* _Data records_:
◇ ◇ ◇ ◇

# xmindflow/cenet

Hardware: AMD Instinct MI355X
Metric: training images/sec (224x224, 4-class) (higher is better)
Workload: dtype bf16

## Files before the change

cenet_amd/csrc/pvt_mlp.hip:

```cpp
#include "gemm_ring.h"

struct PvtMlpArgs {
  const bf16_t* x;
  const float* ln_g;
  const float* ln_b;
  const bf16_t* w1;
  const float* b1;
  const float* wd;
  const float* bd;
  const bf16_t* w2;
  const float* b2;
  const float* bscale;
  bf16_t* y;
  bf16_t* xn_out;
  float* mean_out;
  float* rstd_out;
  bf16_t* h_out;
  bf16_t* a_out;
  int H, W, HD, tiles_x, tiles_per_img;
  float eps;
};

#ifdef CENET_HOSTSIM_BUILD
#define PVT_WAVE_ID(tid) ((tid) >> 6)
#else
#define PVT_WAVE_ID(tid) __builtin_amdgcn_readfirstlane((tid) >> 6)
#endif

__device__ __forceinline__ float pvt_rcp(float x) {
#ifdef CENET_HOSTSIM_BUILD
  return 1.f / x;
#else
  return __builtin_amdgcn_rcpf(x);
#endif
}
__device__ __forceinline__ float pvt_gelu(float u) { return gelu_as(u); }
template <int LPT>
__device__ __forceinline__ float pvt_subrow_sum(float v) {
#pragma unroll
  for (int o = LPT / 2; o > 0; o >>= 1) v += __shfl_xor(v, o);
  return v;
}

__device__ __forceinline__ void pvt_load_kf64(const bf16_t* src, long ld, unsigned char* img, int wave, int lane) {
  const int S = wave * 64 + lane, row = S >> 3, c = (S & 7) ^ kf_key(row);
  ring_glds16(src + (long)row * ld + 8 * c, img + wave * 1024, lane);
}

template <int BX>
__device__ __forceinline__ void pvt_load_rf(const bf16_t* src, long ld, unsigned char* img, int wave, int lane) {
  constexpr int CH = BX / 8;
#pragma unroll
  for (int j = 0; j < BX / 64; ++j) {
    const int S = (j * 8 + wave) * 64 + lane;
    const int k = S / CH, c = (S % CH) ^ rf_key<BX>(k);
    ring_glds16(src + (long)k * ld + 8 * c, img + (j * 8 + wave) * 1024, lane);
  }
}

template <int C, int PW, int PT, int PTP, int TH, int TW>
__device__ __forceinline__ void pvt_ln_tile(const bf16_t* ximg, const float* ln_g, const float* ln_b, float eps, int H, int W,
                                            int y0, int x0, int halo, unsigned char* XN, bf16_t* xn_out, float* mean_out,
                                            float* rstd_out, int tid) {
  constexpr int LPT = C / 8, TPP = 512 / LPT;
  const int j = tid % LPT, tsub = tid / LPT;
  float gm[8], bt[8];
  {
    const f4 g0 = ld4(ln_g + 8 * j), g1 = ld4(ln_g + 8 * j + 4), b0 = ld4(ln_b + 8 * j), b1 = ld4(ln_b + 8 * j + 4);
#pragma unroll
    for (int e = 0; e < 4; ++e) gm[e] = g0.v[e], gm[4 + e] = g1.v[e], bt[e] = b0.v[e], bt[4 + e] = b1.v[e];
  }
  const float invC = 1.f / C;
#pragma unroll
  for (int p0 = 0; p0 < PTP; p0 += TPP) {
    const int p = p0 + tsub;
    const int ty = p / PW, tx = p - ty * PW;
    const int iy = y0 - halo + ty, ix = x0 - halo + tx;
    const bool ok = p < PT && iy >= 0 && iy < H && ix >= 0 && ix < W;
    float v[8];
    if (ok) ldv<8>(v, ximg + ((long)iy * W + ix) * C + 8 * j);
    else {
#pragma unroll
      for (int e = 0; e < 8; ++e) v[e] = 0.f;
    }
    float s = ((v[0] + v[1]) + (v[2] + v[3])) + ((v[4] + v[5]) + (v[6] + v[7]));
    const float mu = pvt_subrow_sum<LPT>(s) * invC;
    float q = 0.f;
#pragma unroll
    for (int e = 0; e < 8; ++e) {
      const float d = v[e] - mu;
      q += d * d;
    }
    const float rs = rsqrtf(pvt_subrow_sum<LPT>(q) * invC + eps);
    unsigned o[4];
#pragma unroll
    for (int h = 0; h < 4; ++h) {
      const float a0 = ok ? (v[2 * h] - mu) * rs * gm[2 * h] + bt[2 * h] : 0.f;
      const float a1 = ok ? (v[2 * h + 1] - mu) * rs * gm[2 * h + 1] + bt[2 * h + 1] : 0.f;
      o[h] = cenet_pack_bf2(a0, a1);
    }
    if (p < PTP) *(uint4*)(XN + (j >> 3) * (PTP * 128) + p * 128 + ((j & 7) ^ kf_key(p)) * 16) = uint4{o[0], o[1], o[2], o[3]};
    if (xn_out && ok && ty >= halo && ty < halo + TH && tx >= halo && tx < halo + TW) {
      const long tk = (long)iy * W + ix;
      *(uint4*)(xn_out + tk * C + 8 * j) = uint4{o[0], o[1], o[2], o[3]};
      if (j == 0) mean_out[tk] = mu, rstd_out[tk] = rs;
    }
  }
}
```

◇ ◇ ◇ ◇

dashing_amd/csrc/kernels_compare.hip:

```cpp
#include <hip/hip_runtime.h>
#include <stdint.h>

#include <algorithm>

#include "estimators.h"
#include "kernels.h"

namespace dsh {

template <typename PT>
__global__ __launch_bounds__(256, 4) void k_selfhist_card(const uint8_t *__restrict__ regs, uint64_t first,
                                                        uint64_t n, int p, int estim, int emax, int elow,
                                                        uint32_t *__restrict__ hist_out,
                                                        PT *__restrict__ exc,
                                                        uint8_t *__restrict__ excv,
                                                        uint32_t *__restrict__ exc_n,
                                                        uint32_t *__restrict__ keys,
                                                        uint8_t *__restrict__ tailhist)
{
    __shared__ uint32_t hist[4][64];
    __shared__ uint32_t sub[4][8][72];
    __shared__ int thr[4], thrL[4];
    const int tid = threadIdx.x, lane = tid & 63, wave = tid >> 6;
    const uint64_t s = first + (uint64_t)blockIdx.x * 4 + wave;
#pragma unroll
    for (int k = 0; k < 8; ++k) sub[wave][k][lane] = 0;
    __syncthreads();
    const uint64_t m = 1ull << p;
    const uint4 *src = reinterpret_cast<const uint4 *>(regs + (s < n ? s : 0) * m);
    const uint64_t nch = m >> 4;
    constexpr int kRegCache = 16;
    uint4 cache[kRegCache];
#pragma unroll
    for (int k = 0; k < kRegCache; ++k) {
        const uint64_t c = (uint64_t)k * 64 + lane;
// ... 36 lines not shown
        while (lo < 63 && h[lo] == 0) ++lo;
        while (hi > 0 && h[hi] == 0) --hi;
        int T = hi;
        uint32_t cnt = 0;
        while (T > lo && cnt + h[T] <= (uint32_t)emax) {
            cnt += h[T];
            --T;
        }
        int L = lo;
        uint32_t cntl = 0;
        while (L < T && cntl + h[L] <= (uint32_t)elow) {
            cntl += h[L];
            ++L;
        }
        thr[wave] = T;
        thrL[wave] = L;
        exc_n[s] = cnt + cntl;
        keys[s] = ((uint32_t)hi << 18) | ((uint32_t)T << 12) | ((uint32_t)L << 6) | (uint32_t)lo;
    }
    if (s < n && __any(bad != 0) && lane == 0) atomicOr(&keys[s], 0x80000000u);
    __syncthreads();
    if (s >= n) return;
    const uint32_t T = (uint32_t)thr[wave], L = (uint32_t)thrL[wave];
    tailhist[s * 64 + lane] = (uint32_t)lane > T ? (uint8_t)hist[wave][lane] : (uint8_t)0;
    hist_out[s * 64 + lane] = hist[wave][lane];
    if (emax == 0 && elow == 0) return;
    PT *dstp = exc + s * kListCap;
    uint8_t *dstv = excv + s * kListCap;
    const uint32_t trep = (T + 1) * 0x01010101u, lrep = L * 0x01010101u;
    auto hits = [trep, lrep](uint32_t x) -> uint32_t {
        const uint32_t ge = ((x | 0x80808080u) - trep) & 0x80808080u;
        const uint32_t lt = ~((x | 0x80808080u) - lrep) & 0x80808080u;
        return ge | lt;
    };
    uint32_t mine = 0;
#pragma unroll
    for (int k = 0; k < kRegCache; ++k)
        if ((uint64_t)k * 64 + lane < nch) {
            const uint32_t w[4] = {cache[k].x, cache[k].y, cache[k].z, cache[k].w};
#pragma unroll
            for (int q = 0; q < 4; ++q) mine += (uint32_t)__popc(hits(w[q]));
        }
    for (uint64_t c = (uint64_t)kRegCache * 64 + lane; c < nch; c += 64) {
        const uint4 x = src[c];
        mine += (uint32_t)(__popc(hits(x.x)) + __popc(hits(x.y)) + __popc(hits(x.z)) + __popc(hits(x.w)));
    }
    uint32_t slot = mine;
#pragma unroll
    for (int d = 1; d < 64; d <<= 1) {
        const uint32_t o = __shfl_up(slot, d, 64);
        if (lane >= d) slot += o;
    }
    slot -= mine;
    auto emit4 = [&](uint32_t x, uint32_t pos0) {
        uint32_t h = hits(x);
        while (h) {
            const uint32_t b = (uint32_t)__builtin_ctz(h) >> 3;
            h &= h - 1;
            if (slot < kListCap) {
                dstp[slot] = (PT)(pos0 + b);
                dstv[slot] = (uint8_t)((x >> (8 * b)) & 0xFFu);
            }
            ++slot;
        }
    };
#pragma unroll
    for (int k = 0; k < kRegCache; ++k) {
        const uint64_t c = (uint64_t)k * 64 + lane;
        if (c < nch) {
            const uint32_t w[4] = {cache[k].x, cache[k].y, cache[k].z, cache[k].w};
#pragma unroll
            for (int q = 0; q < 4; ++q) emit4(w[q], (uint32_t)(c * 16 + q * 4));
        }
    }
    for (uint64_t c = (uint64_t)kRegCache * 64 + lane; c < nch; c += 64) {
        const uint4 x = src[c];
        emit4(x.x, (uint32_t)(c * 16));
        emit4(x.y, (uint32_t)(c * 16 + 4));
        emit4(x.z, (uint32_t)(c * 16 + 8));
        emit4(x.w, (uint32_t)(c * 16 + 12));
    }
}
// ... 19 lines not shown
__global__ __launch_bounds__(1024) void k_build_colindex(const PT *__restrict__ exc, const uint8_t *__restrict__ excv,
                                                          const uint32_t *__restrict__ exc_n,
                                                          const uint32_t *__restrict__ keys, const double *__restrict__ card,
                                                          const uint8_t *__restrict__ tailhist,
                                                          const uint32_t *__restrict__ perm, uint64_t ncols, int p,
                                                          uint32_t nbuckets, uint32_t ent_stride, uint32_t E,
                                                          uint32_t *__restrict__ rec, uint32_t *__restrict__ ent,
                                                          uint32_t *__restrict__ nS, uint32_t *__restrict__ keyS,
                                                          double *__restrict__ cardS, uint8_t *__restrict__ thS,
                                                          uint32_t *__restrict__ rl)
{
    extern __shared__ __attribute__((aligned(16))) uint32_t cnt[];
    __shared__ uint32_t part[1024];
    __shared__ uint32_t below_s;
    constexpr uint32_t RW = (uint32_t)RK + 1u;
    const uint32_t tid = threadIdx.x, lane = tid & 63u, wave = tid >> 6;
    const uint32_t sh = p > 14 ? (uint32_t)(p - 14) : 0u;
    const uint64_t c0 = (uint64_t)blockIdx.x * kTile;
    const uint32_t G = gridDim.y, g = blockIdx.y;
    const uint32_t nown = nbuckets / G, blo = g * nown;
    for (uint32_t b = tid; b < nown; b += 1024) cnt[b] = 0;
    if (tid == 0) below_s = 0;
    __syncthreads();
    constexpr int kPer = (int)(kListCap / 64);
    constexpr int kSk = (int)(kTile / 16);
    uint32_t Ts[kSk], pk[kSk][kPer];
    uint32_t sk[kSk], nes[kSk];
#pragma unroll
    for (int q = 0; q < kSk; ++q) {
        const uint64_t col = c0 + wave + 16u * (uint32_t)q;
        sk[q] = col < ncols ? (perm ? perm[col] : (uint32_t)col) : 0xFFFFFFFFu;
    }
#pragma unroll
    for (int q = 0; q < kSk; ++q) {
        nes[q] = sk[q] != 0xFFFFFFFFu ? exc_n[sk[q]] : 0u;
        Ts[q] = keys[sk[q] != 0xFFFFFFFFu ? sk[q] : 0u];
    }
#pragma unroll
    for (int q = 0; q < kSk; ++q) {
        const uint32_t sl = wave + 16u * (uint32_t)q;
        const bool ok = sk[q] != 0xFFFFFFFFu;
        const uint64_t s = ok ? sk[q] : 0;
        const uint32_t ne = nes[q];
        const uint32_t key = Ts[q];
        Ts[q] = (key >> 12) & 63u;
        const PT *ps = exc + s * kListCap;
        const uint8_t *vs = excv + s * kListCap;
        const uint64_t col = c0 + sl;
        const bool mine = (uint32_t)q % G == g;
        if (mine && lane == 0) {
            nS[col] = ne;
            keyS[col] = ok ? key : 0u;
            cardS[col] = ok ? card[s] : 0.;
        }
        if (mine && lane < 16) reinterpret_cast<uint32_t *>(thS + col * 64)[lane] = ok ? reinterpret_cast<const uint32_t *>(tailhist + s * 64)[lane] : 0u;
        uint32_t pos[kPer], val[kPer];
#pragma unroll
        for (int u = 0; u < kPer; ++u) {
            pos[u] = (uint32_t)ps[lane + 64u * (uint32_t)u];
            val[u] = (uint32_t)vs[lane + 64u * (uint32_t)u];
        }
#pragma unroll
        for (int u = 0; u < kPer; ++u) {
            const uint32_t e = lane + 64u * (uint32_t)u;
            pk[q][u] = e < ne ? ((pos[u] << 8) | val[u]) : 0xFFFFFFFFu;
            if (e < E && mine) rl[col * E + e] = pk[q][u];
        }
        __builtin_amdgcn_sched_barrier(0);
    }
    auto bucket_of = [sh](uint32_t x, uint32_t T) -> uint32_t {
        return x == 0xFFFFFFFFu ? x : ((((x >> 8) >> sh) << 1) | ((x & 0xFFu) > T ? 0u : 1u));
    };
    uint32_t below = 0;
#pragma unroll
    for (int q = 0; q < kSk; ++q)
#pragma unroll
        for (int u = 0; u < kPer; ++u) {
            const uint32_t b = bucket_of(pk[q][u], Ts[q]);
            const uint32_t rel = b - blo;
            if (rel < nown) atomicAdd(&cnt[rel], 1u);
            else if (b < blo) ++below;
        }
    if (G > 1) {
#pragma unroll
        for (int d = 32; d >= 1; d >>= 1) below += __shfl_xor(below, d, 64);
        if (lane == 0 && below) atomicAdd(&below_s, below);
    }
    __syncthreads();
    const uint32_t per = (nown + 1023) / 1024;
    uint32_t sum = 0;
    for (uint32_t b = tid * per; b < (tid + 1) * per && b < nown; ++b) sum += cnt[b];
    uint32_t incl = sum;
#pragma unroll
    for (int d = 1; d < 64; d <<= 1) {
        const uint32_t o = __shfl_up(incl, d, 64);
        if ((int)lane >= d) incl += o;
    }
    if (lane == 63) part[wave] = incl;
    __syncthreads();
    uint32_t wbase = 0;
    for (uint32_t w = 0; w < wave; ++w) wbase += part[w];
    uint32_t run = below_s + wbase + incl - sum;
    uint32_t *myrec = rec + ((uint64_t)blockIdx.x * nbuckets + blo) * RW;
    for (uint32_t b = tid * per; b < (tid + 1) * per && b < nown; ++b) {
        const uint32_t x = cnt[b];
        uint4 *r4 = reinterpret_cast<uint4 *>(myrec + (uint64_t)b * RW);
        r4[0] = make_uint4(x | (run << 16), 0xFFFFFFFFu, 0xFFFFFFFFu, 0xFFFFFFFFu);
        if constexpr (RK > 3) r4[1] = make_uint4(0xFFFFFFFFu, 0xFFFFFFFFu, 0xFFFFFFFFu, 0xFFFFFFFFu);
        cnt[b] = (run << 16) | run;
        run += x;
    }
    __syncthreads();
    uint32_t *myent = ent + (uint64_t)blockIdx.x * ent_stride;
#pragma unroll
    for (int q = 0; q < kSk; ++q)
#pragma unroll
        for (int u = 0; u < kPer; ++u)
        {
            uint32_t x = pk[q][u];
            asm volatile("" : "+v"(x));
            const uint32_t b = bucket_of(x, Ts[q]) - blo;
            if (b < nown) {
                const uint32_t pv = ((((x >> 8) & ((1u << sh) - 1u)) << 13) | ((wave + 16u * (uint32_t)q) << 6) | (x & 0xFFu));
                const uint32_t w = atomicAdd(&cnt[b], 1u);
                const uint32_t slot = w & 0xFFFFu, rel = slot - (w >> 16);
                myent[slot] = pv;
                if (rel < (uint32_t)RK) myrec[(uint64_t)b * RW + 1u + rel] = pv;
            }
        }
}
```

◇ ◇ ◇ ◇

* _Required action_: For the word "hits", show every line of the entries that holds it.

* _Your solution_:
    auto hits = [trep, lrep](uint32_t x) -> uint32_t {
            for (int q = 0; q < 4; ++q) mine += (uint32_t)__popc(hits(w[q]));
        mine += (uint32_t)(__popc(hits(x.x)) + __popc(hits(x.y)) + __popc(hits(x.z)) + __popc(hits(x.w)));
        uint32_t h = hits(x);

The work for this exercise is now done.